Task details –
For the word "nullptr", find each line in the entries where it occurs and copy that line.

[Items listed in a dataset]
────────────────
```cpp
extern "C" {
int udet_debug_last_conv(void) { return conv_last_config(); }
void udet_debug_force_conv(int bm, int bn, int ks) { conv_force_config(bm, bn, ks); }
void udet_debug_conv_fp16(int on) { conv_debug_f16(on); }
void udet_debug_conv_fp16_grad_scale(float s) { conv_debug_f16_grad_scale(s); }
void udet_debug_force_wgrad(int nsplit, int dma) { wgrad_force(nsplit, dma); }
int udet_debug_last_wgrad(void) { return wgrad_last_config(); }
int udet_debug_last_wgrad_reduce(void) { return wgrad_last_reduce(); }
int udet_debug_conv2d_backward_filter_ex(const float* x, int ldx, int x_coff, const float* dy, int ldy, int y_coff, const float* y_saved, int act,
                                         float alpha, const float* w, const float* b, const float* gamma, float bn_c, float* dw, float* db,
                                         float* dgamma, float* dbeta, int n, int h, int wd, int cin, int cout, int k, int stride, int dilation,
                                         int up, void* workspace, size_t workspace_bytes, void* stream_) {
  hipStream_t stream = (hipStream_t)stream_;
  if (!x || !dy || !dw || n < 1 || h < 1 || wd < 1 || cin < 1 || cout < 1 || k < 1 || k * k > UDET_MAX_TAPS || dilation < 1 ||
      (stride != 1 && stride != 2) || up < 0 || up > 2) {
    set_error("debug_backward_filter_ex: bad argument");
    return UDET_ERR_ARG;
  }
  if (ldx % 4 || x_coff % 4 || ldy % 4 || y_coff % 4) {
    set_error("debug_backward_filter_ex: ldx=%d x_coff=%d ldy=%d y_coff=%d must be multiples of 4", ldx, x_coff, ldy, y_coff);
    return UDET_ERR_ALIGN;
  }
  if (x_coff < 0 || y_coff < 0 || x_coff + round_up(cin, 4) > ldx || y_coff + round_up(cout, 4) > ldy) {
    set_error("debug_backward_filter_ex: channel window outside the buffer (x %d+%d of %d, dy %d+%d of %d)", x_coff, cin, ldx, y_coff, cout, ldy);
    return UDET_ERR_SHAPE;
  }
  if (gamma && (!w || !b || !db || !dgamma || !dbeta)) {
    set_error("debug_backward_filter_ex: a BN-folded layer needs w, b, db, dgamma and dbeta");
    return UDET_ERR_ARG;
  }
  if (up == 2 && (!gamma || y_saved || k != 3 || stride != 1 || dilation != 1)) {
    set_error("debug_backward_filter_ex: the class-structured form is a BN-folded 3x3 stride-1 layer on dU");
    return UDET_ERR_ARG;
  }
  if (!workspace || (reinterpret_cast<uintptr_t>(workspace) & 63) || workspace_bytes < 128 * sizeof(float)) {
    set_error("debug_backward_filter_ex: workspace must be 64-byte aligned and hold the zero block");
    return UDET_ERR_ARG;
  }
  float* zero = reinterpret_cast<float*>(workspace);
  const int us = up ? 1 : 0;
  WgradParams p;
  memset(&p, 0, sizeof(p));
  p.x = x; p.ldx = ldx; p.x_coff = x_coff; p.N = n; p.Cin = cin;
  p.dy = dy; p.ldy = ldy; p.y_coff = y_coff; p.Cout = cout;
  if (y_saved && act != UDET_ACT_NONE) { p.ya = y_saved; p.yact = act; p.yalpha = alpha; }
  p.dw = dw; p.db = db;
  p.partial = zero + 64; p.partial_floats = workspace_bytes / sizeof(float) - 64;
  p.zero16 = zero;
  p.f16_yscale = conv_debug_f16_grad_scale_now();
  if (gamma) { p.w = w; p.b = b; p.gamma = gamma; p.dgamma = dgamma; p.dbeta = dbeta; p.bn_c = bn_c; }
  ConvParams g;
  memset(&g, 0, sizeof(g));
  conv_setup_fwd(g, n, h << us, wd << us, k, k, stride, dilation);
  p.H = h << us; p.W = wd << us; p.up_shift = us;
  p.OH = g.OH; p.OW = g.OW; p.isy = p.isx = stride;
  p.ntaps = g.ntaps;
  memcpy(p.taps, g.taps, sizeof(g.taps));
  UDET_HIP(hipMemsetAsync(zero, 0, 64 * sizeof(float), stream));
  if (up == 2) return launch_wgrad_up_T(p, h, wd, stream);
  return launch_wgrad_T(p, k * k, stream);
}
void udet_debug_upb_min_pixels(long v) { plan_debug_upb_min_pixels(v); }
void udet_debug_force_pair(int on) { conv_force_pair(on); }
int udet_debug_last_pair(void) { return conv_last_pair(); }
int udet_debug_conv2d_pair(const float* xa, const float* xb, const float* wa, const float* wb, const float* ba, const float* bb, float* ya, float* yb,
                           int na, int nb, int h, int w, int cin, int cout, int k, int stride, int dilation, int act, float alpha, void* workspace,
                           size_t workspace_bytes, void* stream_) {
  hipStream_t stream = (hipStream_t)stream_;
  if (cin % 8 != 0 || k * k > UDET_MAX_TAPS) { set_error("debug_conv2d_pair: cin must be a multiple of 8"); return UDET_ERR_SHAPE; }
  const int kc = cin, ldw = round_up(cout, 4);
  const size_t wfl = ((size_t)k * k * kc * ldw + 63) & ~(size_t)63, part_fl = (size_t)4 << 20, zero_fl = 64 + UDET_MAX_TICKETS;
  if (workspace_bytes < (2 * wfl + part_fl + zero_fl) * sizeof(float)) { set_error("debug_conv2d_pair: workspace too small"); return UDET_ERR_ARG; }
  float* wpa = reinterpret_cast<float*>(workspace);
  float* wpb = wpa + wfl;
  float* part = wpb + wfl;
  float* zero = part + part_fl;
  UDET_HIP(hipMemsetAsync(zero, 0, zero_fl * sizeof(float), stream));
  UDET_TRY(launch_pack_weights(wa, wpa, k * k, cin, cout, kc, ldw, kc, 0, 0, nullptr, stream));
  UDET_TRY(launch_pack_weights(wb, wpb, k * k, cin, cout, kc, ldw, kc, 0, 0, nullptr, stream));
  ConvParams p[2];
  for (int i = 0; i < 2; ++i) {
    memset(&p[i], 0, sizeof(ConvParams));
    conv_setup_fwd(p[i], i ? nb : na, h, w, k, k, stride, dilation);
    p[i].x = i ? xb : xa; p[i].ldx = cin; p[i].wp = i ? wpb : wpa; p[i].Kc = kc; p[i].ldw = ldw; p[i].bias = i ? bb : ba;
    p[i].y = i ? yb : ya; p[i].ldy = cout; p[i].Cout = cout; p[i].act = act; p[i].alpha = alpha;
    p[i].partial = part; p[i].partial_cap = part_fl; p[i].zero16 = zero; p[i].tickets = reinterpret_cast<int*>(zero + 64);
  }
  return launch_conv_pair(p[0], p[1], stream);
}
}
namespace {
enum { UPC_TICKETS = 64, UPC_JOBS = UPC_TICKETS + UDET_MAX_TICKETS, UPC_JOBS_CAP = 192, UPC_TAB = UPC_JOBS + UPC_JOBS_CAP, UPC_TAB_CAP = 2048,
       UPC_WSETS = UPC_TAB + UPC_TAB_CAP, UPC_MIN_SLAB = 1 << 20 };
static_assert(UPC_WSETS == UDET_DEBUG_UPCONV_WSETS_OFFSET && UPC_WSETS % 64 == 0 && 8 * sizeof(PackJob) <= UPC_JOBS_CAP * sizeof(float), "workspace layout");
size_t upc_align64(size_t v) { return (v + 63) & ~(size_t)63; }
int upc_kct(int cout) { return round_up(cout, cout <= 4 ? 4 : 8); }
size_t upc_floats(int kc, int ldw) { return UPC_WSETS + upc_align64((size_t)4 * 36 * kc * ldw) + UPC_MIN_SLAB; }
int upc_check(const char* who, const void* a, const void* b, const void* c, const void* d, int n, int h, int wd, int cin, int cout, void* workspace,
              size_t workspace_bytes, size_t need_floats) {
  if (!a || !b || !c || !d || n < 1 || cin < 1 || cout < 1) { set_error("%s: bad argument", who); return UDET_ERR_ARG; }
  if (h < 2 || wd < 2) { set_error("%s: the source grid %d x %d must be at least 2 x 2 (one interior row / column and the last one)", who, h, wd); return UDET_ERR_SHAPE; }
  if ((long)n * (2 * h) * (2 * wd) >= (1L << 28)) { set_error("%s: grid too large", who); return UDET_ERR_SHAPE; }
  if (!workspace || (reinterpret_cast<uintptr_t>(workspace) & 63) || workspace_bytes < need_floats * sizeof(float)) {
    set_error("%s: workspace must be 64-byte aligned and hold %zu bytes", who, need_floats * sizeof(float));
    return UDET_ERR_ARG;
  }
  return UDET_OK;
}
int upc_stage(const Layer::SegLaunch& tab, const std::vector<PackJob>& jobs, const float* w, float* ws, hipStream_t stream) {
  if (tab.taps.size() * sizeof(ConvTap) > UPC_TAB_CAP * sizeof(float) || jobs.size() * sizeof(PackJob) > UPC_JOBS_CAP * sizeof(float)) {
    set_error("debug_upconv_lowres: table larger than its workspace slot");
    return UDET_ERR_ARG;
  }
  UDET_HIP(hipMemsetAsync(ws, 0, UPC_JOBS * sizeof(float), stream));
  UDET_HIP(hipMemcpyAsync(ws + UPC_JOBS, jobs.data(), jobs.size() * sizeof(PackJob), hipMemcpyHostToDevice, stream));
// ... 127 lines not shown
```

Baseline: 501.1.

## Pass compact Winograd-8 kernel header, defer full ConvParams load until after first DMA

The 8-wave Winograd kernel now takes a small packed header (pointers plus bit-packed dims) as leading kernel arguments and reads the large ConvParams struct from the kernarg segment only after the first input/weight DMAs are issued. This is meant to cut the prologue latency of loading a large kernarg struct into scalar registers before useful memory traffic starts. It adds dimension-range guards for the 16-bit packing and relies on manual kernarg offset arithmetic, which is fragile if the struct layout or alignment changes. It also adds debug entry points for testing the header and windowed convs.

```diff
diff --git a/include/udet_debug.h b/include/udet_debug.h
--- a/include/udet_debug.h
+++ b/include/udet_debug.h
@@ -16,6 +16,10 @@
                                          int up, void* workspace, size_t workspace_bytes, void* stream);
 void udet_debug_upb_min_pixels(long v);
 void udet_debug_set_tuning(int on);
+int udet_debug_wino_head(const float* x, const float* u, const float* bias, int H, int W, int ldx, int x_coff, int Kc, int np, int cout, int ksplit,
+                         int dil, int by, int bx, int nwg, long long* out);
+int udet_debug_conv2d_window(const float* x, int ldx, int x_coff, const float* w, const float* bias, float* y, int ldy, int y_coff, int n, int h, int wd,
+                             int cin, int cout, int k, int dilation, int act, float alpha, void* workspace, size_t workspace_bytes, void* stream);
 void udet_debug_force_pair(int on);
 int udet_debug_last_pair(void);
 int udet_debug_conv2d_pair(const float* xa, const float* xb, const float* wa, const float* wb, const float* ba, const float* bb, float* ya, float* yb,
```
────────────────
Your response –
  UDET_TRY(launch_pack_weights(wa, wpa, k * k, cin, cout, kc, ldw, kc, 0, 0, nullptr, stream));
  UDET_TRY(launch_pack_weights(wb, wpb, k * k, cin, cout, kc, ldw, kc, 0, 0, nullptr, stream));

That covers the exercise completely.